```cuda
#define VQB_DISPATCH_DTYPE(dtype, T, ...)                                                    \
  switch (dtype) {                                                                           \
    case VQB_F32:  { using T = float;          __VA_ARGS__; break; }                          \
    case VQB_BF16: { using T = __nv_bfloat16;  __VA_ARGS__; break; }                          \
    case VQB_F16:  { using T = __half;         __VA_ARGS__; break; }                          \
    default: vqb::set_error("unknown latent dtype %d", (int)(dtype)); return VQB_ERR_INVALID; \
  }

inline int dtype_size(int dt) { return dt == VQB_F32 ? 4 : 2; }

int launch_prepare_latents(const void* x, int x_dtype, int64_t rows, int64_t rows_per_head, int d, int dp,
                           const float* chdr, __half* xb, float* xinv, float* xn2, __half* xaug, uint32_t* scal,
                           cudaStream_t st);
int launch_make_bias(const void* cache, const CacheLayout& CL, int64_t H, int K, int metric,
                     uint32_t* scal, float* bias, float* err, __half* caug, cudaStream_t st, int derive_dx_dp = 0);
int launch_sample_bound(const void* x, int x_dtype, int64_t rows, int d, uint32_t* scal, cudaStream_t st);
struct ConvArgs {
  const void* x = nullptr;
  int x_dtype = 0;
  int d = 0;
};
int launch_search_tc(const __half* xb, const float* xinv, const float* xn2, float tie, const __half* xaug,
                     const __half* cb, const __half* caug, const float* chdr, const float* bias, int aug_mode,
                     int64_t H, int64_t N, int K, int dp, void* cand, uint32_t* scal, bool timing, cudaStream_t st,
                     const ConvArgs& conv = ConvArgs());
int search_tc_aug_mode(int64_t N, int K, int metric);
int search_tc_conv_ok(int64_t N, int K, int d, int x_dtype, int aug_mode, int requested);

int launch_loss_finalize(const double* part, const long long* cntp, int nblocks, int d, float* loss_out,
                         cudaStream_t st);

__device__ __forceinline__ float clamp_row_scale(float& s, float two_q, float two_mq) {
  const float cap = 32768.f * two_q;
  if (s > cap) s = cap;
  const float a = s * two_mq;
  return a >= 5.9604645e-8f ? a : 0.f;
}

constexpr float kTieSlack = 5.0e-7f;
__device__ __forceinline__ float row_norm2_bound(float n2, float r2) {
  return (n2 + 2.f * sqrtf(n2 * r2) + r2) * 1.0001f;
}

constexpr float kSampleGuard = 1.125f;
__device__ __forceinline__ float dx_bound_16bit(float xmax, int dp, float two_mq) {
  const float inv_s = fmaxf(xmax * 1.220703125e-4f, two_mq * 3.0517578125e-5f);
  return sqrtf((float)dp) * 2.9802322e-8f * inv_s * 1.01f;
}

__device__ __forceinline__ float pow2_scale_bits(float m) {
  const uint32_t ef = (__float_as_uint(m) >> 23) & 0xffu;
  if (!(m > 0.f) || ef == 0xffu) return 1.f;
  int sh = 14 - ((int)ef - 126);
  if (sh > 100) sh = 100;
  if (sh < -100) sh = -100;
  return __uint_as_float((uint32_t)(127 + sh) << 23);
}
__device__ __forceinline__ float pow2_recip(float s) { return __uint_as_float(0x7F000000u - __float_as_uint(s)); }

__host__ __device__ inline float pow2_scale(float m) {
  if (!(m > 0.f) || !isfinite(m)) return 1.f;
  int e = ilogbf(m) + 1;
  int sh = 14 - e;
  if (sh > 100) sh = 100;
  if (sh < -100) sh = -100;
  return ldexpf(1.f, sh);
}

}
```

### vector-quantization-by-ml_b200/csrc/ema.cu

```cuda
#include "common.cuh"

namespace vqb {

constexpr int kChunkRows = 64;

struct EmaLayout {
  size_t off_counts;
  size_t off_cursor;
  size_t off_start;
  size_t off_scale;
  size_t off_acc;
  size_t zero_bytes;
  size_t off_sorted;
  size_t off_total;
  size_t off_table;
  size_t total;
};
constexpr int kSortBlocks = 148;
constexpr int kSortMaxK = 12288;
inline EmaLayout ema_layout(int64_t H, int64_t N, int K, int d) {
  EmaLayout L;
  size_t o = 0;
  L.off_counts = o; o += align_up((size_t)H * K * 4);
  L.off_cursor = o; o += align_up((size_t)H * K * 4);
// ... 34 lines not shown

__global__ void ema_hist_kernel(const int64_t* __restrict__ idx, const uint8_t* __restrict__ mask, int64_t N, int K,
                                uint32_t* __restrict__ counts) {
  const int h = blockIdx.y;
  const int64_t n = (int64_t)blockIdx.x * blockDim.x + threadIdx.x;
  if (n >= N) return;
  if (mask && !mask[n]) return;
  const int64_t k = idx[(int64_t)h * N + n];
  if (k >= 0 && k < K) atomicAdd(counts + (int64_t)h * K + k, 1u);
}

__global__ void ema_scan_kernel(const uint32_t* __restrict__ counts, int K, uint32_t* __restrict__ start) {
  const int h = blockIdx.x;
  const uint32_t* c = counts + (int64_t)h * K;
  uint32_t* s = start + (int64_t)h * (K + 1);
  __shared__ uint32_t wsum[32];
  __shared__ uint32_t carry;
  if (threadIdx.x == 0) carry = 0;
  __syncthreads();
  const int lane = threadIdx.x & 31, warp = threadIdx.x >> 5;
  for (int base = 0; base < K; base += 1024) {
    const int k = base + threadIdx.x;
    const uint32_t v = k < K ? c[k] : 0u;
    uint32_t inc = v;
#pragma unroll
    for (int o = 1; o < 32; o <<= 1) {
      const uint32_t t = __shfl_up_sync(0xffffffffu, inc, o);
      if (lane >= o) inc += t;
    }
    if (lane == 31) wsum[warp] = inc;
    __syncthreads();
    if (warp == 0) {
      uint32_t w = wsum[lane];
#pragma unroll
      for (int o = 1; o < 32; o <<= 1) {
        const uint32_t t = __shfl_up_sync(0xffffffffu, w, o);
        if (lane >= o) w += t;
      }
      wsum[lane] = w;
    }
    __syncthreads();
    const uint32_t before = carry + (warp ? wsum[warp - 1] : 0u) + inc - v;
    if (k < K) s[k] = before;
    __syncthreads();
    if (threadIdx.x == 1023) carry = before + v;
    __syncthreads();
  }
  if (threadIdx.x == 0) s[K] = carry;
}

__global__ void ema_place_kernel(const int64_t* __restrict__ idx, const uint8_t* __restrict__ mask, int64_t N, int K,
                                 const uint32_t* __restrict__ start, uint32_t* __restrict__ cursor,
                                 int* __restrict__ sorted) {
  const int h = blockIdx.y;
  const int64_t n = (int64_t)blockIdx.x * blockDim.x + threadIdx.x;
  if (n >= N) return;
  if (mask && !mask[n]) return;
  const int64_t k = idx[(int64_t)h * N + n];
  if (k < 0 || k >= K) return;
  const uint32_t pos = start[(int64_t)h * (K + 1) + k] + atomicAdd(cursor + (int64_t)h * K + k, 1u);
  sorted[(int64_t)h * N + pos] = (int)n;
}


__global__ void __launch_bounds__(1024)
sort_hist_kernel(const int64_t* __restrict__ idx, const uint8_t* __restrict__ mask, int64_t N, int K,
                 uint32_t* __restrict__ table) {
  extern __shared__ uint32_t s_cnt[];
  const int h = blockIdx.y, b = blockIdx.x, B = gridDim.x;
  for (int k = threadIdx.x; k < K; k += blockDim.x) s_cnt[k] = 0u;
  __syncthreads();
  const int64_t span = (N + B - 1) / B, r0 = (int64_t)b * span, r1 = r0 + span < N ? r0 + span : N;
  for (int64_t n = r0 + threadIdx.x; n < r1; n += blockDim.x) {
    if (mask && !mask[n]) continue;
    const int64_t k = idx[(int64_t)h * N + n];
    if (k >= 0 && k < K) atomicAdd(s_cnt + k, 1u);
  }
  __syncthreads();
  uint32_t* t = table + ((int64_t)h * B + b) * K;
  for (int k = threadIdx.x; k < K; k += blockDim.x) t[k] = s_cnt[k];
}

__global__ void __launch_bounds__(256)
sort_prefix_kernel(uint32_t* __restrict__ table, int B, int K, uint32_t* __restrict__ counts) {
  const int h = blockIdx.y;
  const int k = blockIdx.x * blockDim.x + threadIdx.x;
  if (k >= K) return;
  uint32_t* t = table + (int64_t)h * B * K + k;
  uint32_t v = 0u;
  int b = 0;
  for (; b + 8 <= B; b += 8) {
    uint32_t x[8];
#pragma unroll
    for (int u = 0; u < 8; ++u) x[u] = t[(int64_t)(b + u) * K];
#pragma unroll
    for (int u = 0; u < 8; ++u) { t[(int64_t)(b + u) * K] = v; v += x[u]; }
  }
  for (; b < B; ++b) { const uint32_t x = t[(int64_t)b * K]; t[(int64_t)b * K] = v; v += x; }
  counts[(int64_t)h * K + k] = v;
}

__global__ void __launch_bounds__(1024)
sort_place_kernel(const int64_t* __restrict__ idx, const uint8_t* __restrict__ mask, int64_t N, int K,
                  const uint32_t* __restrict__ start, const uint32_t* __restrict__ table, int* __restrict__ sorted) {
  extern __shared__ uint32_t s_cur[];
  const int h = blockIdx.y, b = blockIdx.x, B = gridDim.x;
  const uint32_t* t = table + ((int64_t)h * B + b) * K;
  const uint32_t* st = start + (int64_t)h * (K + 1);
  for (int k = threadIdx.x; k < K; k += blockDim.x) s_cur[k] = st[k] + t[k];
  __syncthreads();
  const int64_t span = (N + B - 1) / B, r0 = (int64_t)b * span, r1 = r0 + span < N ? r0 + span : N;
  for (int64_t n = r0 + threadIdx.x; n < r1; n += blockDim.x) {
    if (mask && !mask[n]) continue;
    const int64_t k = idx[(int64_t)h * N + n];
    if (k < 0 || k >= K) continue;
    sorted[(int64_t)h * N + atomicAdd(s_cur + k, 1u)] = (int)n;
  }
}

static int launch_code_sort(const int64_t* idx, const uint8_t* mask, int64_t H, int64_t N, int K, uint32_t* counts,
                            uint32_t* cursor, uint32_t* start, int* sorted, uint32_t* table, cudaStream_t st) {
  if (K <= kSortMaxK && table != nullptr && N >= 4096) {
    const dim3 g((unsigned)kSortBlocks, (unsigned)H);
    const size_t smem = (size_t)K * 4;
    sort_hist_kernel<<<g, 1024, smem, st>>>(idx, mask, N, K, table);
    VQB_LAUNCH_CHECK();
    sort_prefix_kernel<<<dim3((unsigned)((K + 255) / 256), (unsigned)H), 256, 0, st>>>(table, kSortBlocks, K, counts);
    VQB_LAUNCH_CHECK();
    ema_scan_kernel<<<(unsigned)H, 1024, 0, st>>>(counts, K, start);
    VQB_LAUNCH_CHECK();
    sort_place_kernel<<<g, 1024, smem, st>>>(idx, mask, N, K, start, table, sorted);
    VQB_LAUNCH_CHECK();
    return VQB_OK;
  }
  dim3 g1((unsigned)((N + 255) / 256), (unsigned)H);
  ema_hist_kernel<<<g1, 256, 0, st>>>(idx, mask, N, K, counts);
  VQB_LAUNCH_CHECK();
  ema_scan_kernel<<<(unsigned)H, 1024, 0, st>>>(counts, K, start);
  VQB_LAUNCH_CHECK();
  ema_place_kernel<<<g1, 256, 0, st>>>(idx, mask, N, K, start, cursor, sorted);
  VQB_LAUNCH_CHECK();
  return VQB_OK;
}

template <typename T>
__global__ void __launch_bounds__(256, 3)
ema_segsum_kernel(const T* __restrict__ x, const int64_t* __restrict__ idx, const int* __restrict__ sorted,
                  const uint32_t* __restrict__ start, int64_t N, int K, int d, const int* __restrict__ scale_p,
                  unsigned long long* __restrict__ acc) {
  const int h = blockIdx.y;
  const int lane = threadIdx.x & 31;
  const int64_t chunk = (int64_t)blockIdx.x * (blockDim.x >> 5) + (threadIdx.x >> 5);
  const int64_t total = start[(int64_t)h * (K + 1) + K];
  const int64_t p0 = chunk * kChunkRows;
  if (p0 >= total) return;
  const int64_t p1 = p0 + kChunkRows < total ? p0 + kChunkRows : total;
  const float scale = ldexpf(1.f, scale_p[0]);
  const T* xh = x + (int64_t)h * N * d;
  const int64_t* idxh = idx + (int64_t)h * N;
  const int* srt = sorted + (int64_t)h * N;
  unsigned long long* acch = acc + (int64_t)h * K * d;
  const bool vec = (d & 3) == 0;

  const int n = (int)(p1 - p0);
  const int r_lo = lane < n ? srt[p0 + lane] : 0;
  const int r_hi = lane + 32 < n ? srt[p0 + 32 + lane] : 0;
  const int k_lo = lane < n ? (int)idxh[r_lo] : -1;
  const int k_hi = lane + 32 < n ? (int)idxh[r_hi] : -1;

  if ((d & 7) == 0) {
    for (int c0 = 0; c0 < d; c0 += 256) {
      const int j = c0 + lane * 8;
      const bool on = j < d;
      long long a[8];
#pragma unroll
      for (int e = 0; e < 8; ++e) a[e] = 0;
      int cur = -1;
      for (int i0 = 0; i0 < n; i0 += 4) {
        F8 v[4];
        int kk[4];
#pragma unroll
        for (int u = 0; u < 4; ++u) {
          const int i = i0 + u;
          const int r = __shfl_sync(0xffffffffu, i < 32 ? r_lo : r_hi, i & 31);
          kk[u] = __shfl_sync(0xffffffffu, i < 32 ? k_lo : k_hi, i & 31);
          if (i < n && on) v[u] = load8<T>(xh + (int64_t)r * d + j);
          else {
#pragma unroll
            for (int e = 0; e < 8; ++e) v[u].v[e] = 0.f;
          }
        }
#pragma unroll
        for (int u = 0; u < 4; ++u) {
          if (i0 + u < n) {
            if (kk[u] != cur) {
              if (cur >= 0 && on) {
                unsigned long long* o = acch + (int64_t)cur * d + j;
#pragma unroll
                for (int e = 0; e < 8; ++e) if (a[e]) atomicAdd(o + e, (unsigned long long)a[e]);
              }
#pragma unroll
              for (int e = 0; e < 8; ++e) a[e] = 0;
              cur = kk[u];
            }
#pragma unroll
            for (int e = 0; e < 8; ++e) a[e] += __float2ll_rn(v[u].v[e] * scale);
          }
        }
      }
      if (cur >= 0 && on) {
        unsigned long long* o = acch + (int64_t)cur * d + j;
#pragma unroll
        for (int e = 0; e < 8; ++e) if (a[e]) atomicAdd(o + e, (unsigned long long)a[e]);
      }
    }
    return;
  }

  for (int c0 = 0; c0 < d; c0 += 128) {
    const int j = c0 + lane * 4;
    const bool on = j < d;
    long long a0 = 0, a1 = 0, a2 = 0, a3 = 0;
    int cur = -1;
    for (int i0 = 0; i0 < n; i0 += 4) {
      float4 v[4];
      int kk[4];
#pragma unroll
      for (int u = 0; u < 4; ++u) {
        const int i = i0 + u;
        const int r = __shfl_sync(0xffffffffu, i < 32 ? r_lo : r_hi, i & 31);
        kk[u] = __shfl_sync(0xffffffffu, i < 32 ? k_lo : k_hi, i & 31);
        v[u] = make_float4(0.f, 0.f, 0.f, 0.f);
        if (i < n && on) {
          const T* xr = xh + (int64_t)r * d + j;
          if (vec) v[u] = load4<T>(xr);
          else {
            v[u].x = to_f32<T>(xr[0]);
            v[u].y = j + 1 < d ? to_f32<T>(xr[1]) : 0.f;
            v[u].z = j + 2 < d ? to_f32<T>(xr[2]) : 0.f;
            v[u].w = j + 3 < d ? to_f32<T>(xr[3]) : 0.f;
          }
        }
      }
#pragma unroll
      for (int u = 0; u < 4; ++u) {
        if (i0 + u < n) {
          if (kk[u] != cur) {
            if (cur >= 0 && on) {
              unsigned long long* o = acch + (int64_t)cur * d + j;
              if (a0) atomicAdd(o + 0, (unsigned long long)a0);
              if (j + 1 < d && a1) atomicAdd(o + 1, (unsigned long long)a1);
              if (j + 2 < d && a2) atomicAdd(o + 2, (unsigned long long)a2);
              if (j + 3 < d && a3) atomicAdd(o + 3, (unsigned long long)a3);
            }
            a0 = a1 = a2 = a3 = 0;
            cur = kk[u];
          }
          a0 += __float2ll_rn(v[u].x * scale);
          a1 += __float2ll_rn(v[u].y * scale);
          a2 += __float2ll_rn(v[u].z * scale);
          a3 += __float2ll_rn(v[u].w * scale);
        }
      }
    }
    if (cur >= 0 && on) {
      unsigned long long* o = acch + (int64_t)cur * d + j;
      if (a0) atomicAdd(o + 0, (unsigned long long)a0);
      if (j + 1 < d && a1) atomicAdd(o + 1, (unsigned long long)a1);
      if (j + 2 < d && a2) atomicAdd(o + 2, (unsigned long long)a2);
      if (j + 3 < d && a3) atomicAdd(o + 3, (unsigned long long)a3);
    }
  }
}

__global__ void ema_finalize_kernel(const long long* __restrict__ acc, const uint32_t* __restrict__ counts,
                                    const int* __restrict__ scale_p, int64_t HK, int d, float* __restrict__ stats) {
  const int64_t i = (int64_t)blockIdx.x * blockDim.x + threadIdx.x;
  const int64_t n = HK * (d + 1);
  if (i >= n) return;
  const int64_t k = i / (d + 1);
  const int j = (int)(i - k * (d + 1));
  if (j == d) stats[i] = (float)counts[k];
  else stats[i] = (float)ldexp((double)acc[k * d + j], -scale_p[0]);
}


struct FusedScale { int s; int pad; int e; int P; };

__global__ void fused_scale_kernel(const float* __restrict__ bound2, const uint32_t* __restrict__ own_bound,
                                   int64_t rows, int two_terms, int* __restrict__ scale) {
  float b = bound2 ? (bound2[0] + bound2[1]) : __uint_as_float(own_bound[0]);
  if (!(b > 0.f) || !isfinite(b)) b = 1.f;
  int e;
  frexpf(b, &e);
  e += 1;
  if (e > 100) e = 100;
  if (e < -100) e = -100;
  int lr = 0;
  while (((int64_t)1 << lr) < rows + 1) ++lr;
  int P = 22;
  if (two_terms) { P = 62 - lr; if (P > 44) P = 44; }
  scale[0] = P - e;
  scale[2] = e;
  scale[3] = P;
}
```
* * *
Exactly how many lines of the records include "case"? Provide the number by itself.

3